Terre indécise, races flottantes. Telles du moins nous les représente Tacite dans sa Germania. Des marais, des forêts, plus ou moins étendues, selon qu'elles s'éclaircissent et reculent devant l'homme, puis s'épaississant dans les lieux qu'il abandonne; habitations dispersées, cultures peu étendues, et transportées chaque année sur une terre nouvelle. Entre les forêts, des marches, vastes clairières, terres vagues et communes, passage des migrations, théâtre des premiers essais de la culture, où se groupent capricieusement quelques cabanes. «Leurs demeures, dit Tacite, ne sont pas rapprochées; ici, ils s'arrêtent près d'une source, là près d'un bouquet d'arbres.» Limiter, déterminer la marche, c'est la grande affaire des prud'hommes forestiers. Les limitations ne sont pas bien précises. «Jusqu'où, disent-ils, le laboureur peut-il étendre la culture dans la marche? aussi loin qu'il peut jeter son marteau.» Le marteau de Thor est le signe de la propriété, l'instrument de cette conquête pacifique sur la nature.
Il ne faudrait pourtant pas inférer de cette culture mobile, de ces mutations de demeures, que ces populations aient été nomades. Nous ne remarquons pas en elles cet esprit d'aventures qui a promené les Celtes antiques, les Tartares modernes, à travers l'Europe et l'Asie.
Les premières migrations germaniques sont généralement rapportées à des causes précises. L'invasion de l'Océan décida les Cimbres à fuir vers le Midi, entraînant avec eux tant de peuples. La guerre et la faim, le besoin d'une terre plus fertile, poussaient souvent les tribus les unes sur les autres, comme on le voit dans Tacite. Mais lorsqu'elles ont trouvé un sol fertile et défendu par la nature, elles s'y sont tenues; témoin les Frisons, qui, depuis tant de siècles, restent fidèles à la terre de leurs aïeux, aussi bien qu'à leurs usages.

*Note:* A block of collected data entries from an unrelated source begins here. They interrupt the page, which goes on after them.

static void launch_ov_matrix(const float* shared_boxes, int nb, float thr, bool ge, RBox* sb, unsigned long long* mask, size_t mask_cap,
                             int* cnt_scratch, cudaStream_t st) {
        const int Tov = (nb + 63) / 64;
        const int pitch = (Tov + 1) & ~1;
        prep_shared_kernel<<<ceil_div(nb, 256), 256, 0, st>>>(shared_boxes, nb, sb);
        cudaMemsetAsync(mask, 0, sizeof(unsigned long long) * (size_t)nb * pitch, st);
        long long tiles = (long long)Tov * (Tov + 1) / 2;
        int grid = (int)(tiles < (1ll << 22) ? tiles : (1ll << 22));
        const size_t used = (size_t)nb * pitch, flag_words = ((size_t)tiles + 7) / 8 + 1;
        const bool split = grid == tiles && mask_cap > used + flag_words + 4096;
        if (split) {
            uint8_t* tile_flags = (uint8_t*)(mask + used);
            int2* pairs = (int2*)(mask + used + flag_words);
            const size_t capz = mask_cap - used - flag_words;
            const unsigned int cap = (unsigned int)(capz < 0x7fffffffull ? capz : 0x7fffffffull);
            unsigned int* pair_count = (unsigned int*)(cnt_scratch + 32);
            cudaMemsetAsync(tile_flags, 0, flag_words * 8, st);
            cudaMemsetAsync(pair_count, 0, 2 * sizeof(int), st);
            const int cgrid = (int)(tiles < (long long)kNumSMs * 8 ? (long long)kNumSMs * 8 : (tiles < (long long)kNumSMs * 64 ? tiles : (long long)kNumSMs * 64));
            const int fgrid = (int)(tiles < (long long)kNumSMs * 2 ? tiles : (long long)kNumSMs * 2);
            if (ge) {
                ov_filter_kernel<true><<<grid, kNmsThreads, 0, st>>>(sb, nb, thr, pairs, cap, pair_count, tile_flags);
                ov_clip_kernel<true><<<cgrid, kNmsThreads, 0, st>>>(sb, pairs, cap, pair_count, thr, mask, pitch);
                ov_tiles_kernel<true><<<fgrid, kNmsThreads, 0, st>>>(sb, nb, thr, mask, pitch, tile_flags, pair_count + 1);
            } else {
                ov_filter_kernel<false><<<grid, kNmsThreads, 0, st>>>(sb, nb, thr, pairs, cap, pair_count, tile_flags);
                ov_clip_kernel<false><<<cgrid, kNmsThreads, 0, st>>>(sb, pairs, cap, pair_count, thr, mask, pitch);
                ov_tiles_kernel<false><<<fgrid, kNmsThreads, 0, st>>>(sb, nb, thr, mask, pitch, tile_flags, pair_count + 1);
            }
            count_launch(2);
        } else if (ge) {
            ov_tiles_kernel<true><<<grid, kNmsThreads, 0, st>>>(sb, nb, thr, mask, pitch, nullptr, nullptr);
        } else {
            ov_tiles_kernel<false><<<grid, kNmsThreads, 0, st>>>(sb, nb, thr, mask, pitch, nullptr, nullptr);
        }
}

static inline void allow_dyn_smem(const void* func, size_t bytes) {
    cudaFuncSetAttribute(func, cudaFuncAttributeMaxDynamicSharedMemorySize, (int)bytes);
}

int nms_run(const NmsArgs& a, void* workspace, size_t workspace_bytes, cudaStream_t st) {
    const int n = a.n_max;
    if (n < 0 || a.kind < 0 || a.kind > RSDET_NMS_HBB_P1_F64) return RSDET_EINVAL;
    if (n == 0) {
        if (a.num_keep) cudaMemsetAsync(a.num_keep, 0, sizeof(int32_t), st);
        return cuda_status();
    }
    if (!a.dets || !a.scores) return RSDET_EINVAL;
    if (n > (a.mask_words ? (1 << 20) : kMaxNmsBoxes)) return RSDET_ELIMIT;
    if (workspace_bytes < nms_ws_bytes(a.kind, n, a.mask_words)) return RSDET_EWORKSPACE;
    const bool f64 = a.kind == RSDET_NMS_MERGE || a.kind == RSDET_NMS_HBB || a.kind == RSDET_NMS_HBB_P1_F64;
    const size_t N = (size_t)n;

    Workspace ws(workspace, workspace_bytes);
    unsigned long long* keyA = ws.take<unsigned long long>(N);
    unsigned long long* keyB = ws.take<unsigned long long>(N);
    int* idxA = ws.take<int>(N);
    int* idxB = ws.take<int>(N);
    int* idxC = ws.take<int>(N);
    int* idxD = ws.take<int>(N);
    uint32_t* lkA = ws.take<uint32_t>(N);
    uint32_t* lkB = ws.take<uint32_t>(N);
    void* boxes = ws.take<char>(box_bytes(a.kind) * N);
    int32_t* label_sorted = ws.take<int32_t>(N);
    SegTable tb;
    tb.hdr = ws.take<int>(64);
    tb.seg_start = ws.take<int>(N + 2);
    tb.tile_pref = ws.take<long long>(N + 2);
    tb.mask_off = ws.take<long long>(N + 2);
    tb.seg_thr = ws.take<double>(N + 1);
    unsigned long long* mask = ws.take<unsigned long long>(a.mask_words ? a.mask_words : N * ((N + 63) / 64));
    uint8_t* keep_sorted = ws.take<uint8_t>(N);
    uint8_t* keep_tmp = ws.take<uint8_t>(N);
    uint8_t* flags = ws.take<uint8_t>(N);
    int64_t* vals = ws.take<int64_t>(N);
    int64_t* idx_scratch = ws.take<int64_t>(N);
    int* cnt_scratch = ws.take<int>(64);
    int* starts_unsorted = ws.take<int>(kFastSegs);
    unsigned long long* pub_keep = ws.take<unsigned long long>(2 * N / 64 + 8);
    int* pub_flag = ws.take<int>(2 * N / 64 + 8);
    size_t cub_bytes = kCubTempBytes + 16 * N;
    void* cub_tmp = ws.take<char>(cub_bytes);
    if (!ws.ok()) return RSDET_EWORKSPACE;

    const int* idx_score;
    if (f64) {
        make_keys_kernel<double, unsigned long long><<<ceil_div(n, 256), 256, 0, st>>>((const double*)a.scores, n, keyA, idxA, true);
        cub::DoubleBuffer<unsigned long long> dk(keyA, keyB);
        cub::DoubleBuffer<int> dv(idxA, idxB);
        size_t need = 0;
        cub::DeviceRadixSort::SortPairs(nullptr, need, dk, dv, n, 0, 64, st);
        if (need > cub_bytes) return RSDET_EWORKSPACE;
        cub::DeviceRadixSort::SortPairs(cub_tmp, need, dk, dv, n, 0, 64, st);
        idx_score = dv.Current();
    } else {
        uint32_t* kA = (uint32_t*)keyA;
        uint32_t* kB = (uint32_t*)keyB;
        make_keys_kernel<float, uint32_t><<<ceil_div(n, 256), 256, 0, st>>>((const float*)a.scores, n, kA, idxA, false);
        cub::DoubleBuffer<uint32_t> dk(kA, kB);
        cub::DoubleBuffer<int> dv(idxA, idxB);
        size_t need = 0;
        cub::DeviceRadixSort::SortPairs(nullptr, need, dk, dv, n, 0, 32, st);
        if (need > cub_bytes) return RSDET_EWORKSPACE;
        cub::DeviceRadixSort::SortPairs(cub_tmp, need, dk, dv, n, 0, 32, st);
        idx_score = dv.Current();
    }
    count_launch(4);
    const int* idx_ls = idx_score;
// ... 312 lines not shown
constexpr int kPipeThreads = 512;
constexpr int kMcFastMaxClasses = 4096;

Les mœurs des premiers habitants de la Germanie n'étaient pas autres, ce semble, que celles de tant de nations barbares, de quelques vives couleurs qu'il ait plu à Tacite de les parer: l'hospitalité, la vengeance implacable, l'amour effréné du jeu et des boissons fermentées, la culture abandonnée aux femmes; tant d'autres traits, attribués aux Germains comme leur étant propres, par des écrivains qui ne connaissaient guère d'autres barbares. Toutefois, il ne faudrait pas les confondre avec les pasteurs tartares, ou les chasseurs de l'Amérique. Les peuplades de la Germanie, plus rapprochées de la vie agricole, moins dispersées et sur des espaces moins vastes, se présentent à nous avec des traits moins rudes; elles semblent moins sauvages que barbares, moins féroces que grossières.

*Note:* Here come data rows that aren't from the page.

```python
class ConjugateGradient(Minimizer):

    def __init__(self, controller, nreset=None):
        nreset = CG_NRESET if nreset is None else nreset
        self._controller = controller
        self._nreset = nreset

    def __call__(self, energy, preconditioner=None):
        if preconditioner is None and hasattr(energy.position, "cg_workspace") and isinstance(energy, QuadraticEnergy):
            return self._solve_inplace(energy)
        return self._solve_generic(energy, preconditioner)

    def _solve_generic(self, energy, preconditioner):
        status = self._controller.start(energy)
        if status != CONTINUE:
            return energy, status
        cg = _HostCg(energy, preconditioner, self._nreset)
        status = cg.begin()
        while status is None:
            status = cg.iterate(self._controller)
        return cg.energy, status

    def _solve_inplace(self, energy):
        A, b = energy._A, energy._b
        sm = getattr(A, "sharded", None)
        if sm is not None and b is not None:
            status = self._controller.start(energy)
            if status != CONTINUE:
                return energy, status
            return self._solve_inplace_sharded(energy, sm)
        steps = self._inplace_steps(energy, self._controller)
        while True:
            try:
                next(steps)
            except StopIteration as done:
                return done.value

    def solve_many(self, problems):
        import contextlib

        import torch

        runs = [self._inplace_steps(energy, controller) for energy, controller, _ in problems]
        results, active = [None] * len(problems), list(range(len(problems)))
        while active:
            for k in list(active):
                stream = problems[k][2]
                with (torch.cuda.stream(stream) if stream is not None else contextlib.nullcontext()):
                    try:
                        next(runs[k])
                    except StopIteration as done:
                        results[k] = done.value
                        active.remove(k)
        return results

    def _inplace_steps(self, energy, controller):
        status = controller.start(energy)
        if status != CONTINUE:
            return energy, status
        A, b = energy._A, energy._b
        if getattr(energy, "consumable", False):
            x, r = energy.position, energy.gradient
        else:
            x, r = energy.position.clone(), energy.gradient.clone()
        d = r.clone()
        ws = x.cg_workspace()
        gamma_prev = _ls(r.s_vdot(r))
        if np.isnan(gamma_prev):
            return energy, ERROR
        if gamma_prev == 0:
            return energy, CONVERGED
        ws.set_gamma(gamma_prev)
        since_reset = 0

        def finish(status):
            return energy.at_with_grad(x, r), status

        track_energy = hasattr(ws, "update_dr") and _config_track_energy()
        value = float(energy.value) if track_energy else None
        fused_dot = bool(getattr(A, "fused_dot", False)) and hasattr(ws, "curv_slot")
        fused_dir = bool(getattr(A, "fused_direction", False)) and hasattr(ws, "direction_small")

        def device_iteration(with_direction):
            extra = {}
            if with_direction and fused_dir:
                ws.direction_small(d, r)
                extra["cg_direction"] = (r, ws)
            elif with_direction:
                ws.direction(d, r)
            if fused_dot:
                q = A(d, dot_out=ws.curv_slot(), **extra)
                ws.curv_small(d, q)
            else:
                q = A(d, **extra)
                ws.curv(d, q)
            if track_energy:
                ws.update_dr(x, r, d, q)
            else:
                ws.update(x, r, d, q, b)

        ahead = hasattr(ws, "fetch_begin") and not fused_dir
        direction_done = False
        iteration = 0
        while True:
            iteration += 1
            device_iteration(iteration > 1 and not direction_done)
            direction_done = False
            counters.add("cg_iterations")
            since_reset += 1
            refreshed = False
            if since_reset >= self._nreset and not _forced_stop(controller):
                Ax = A(x)
                r = Ax - b if b is not None else Ax
                ws.refresh(x, r, b)
                since_reset = 0
                refreshed = True
            if ahead:
                ws.fetch_begin()
                ws.direction(d, r)
                direction_done = True
            yield
            sc = ws.fetch_end() if ahead else ws.fetch()
            curv, gamma, alpha = sc["curv"], sc["gamma"], sc["alpha"]
            if np.isnan(curv) or curv == 0.0 or np.isnan(alpha) or alpha < 0:
                logger.error("Error: ConjugateGradient: bad curvature / step")
                return finish(ERROR)
            if np.isnan(gamma) or gamma < 0:
                return finish(ERROR)
            if gamma == 0:
                return finish(CONVERGED)
            if track_energy and not refreshed:
                value = value - alpha * sc["dr"] + 0.5 * alpha * alpha * curv
            else:
                value = 0.5 * sc["xr"] - 0.5 * sc["xb"] if b is not None else 0.5 * sc["xr"]
            status = controller.check(_ScalarEnergyView(value, float(np.sqrt(gamma))))
            if status != CONTINUE:
                return finish(status)


    def _solve_inplace_sharded(self, energy, sm):
        controller = self._controller
        b_full = energy._b
        b = sm.shard(b_full)
        x = sm.shard(energy.position, copy=True)
        r = sm.shard(energy.gradient, copy=True)
        d = r.clone()
        d_full = energy.gradient.clone()
        ws = sm.workspace()
        track_energy = hasattr(ws, "update_dr") and _config_track_energy()
        value = float(energy.value) if track_energy else None
        gamma_prev = float(ws.dot(r, r, 0).item())
        if np.isnan(gamma_prev):
            return energy, ERROR
        if gamma_prev == 0:
            return energy, CONVERGED
        since_reset = 0

        def finish(status):
            return energy.at_with_grad(sm.gather(x), sm.gather(r)), status

        while True:
            q = sm.apply_shard(d, d_full)
            ws.curv(d, q)
            if track_energy:
                ws.update_dr(x, r, d, q)
            else:
                ws.update(x, r, d, q, b)
            counters.add("cg_iterations")
            since_reset += 1
            refreshed = False
            if since_reset >= self._nreset and not _forced_stop(controller):
                Ax = sm.apply(sm.gather(x))
                r = Ax - b
                ws.refresh(x, r, b)
                since_reset = 0
                refreshed = True
            sc = ws.fetch()
            curv, gamma, alpha = sc["curv"], sc["gamma"], sc["alpha"]
            if np.isnan(curv) or curv == 0.0 or np.isnan(alpha) or alpha < 0:
                logger.error("Error: ConjugateGradient: bad curvature / step")
                return finish(ERROR)
            if np.isnan(gamma) or gamma < 0:
                return finish(ERROR)
            if gamma == 0:
                return finish(CONVERGED)
            if track_energy and not refreshed:
                value = value - alpha * sc["dr"] + 0.5 * alpha * alpha * curv
            else:
                value = 0.5 * sc["xr"] - 0.5 * sc["xb"]
            status = controller.check(_ScalarEnergyView(value, float(np.sqrt(gamma))))
            if status != CONTINUE:
                return finish(status)
            ws.direction(d, r)


class LineEnergy:

    def __init__(self, line_position, energy, line_direction, offset=0.0):
        self._t = float(line_position)
        self._dir = line_direction
        if self._t == float(offset):
            self._energy = energy
        else:
            self._energy = energy.at(position=energy.position + (self._t - float(offset)) * self._dir)

    def at(self, line_position):
        return LineEnergy(line_position, self._energy, self._dir, offset=self._t)

    @property
    def energy(self):
        return self._energy

    @property
    def value(self):
        return self._energy.value

    @property
    def directional_derivative(self):
        return _ls(np.real(self._energy.gradient.s_vdot(self._dir)))


def _interp_cubic(a, fa, fpa, b, fb, c, fc):
    with np.errstate(divide="raise", over="raise", invalid="raise"):
        try:
            db, dc = b - a, c - a
            denom = (db * dc) ** 2 * (db - dc)
            m = np.array([[dc * dc, -db * db], [-dc ** 3, db ** 3]])
            A, B = m @ np.array([fb - fa - fpa * db, fc - fa - fpa * dc])
            A, B = A / denom, B / denom
            xmin = a + (-B + np.sqrt(B * B - 3 * A * fpa)) / (3 * A)
        except ArithmeticError:
            return None
    return xmin if np.isfinite(xmin) else None


def _interp_quadratic(a, fa, fpa, b, fb):
    with np.errstate(divide="raise", over="raise", invalid="raise"):
        try:
            db = b - a * 1.0
            B = (fb - fa - fpa * db) / (db * db)
            xmin = a - fpa / (2.0 * B)
        except ArithmeticError:
            return None
    return xmin if np.isfinite(xmin) else None


class _Wolfe:

    def __init__(self, phi0, dphi0, c1, c2):
        self.phi0, self.dphi0, self._c1, self._c2 = phi0, dphi0, c1, c2

    def too_high(self, t, phi):
        return phi > self.phi0 + self._c1 * t * self.dphi0

    def flat_enough(self, dphi):
        return abs(dphi) <= -self._c2 * self.dphi0


class LineSearch:

    def __init__(self, preferred_initial_step_size=None, c1=1e-4, c2=0.9, max_step_size=1e30, max_iterations=100,
                 max_zoom_iterations=100):
        self.preferred_initial_step_size = preferred_initial_step_size
        self.c1, self.c2 = float(c1), float(c2)
        self.max_step_size = max_step_size
# ... 320 lines not shown
```

Before: 0.2130.

## Group up to four CG sample solves into shared Hartley sandwich launches

Adds a grouped Hartley sandwich entry point that runs the first contiguous pass and the final pass for up to four independent metric applications in one kernel launch each. Blocks are interleaved across members in chunks of eight. The sampling driver gains a grouped path that steps several conjugate-gradient solves as generators and flushes their metric applications together. This fills the GPU better and amortizes launches on large grids, at the cost of per-member workspaces, extra memory pressure and a more complex scheduling path.

```diff
diff --git a/include/niftyk.h b/include/niftyk.h
--- a/include/niftyk.h
+++ b/include/niftyk.h
@@ -87,6 +87,11 @@
                         void* stream);
 int nk_hartley_sandwich_pair(const nk_plan* plan, const nk_fuse* fuse_a, const nk_fuse* fuse_b, double scale_first,
                              int convention, void* workspace_a, void* workspace_b, void* stream);
+#define NK_MAX_GROUP 4
+int nk_hartley_sandwich_group(const nk_plan* plan, const nk_fuse* fuses, int count, double scale_first, int convention,
+                              void* const* workspaces, void* stream);
+int nk_group_order(int64_t bid, int count, int64_t* member, int64_t* local);
+int64_t nk_group_grid_size(int64_t per, int count);
 int nk_fftn(const nk_plan* plan, const void* in, void* out, int inverse, double scale, void* workspace,
             void* stream);
 
diff --git a/nifty_amd/_lib.py b/nifty_amd/_lib.py
--- a/nifty_amd/_lib.py
+++ b/nifty_amd/_lib.py
@@ -61,6 +61,9 @@
     "nk_plan_pipe_ok": (_i, [_vp, _i]),
     "nk_hartley_sandwich": (_i, [_vp, ctypes.POINTER(Fuse), _d, _i, _vp, _vp]),
     "nk_hartley_sandwich_pair": (_i, [_vp, ctypes.POINTER(Fuse), ctypes.POINTER(Fuse), _d, _i, _vp, _vp, _vp]),
+    "nk_hartley_sandwich_group": (_i, [_vp, ctypes.POINTER(Fuse), _i, _d, _i, _vp, _vp]),
+    "nk_group_order": (_i, [_i64, _i, ctypes.POINTER(_i64), ctypes.POINTER(_i64)]),
+    "nk_group_grid_size": (_i64, [_i64, _i]),
     "nk_fftn": (_i, [_vp, _vp, _vp, _i, _d, _vp, _vp]),
     "nk_profile_enable": (_i, [_i]),
     "nk_profile_collect": (_i, [_vp, _vp]),
@@ -135,6 +138,7 @@
     "nk_cg_direction_batch": (_i, [_i64, _i, _vp, _vp, _i, _vp, _i, _vp]),
 }
 MAX_BATCH = 8
+MAX_GROUP = 4
 
 
 def ptr_array(tensors):
diff --git a/nifty_amd/backend.py b/nifty_amd/backend.py
--- a/nifty_amd/backend.py
+++ b/nifty_amd/backend.py
@@ -258,6 +258,15 @@
     L.check(L.load().nk_hartley_sandwich_pair(plan.handle, ctypes.byref(fuse_a), ctypes.byref(fuse_b), float(scale_first),
                                               _convention(), plan.workspace.data_ptr(), workspace_b.data_ptr(), _stream()),
             "nk_hartley_sandwich_pair")
+
+
+def hartley_sandwich_group(plan, fuses, scale_first, workspaces):
+    if plan.device.index != _current_device():
+        _wrong_device(plan.device.index)
+    arr = (L.Fuse * len(fuses))(*fuses)
+    L.check(L.load().nk_hartley_sandwich_group(plan.handle, arr, len(fuses), float(scale_first), _convention(),
+                                               ctypes.cast(L.ptr_array(workspaces), ctypes.c_void_p), _stream()),
+            "nk_hartley_sandwich_group")
 
 
 def fftn(x, ndim=None, inverse=False, scale=1.0):
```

À l'époque où Tacite prend la Germanie, les Cimbres et Teutons (Ingævons, Istævons) pâlissent et s'effacent à l'occident; les Goths et les Lombards commencent à poindre vers l'orient; l'avant-garde saxonne, les Angli, sont à peine nommés; la confédération francique n'est pas formée encore; c'est le règne des Suèves (Hermions)[140]. Quoique diverses religions locales aient pu exister chez plusieurs tribus, tout porte à croire que le culte dominant était celui des éléments, celui des arbres et des fontaines. Tous les ans, la déesse Hertha (erd, la terre) sortait, sur un char voilé, du mystérieux bocage où elle avait son sanctuaire, dans une île de l'Océan du Nord[141].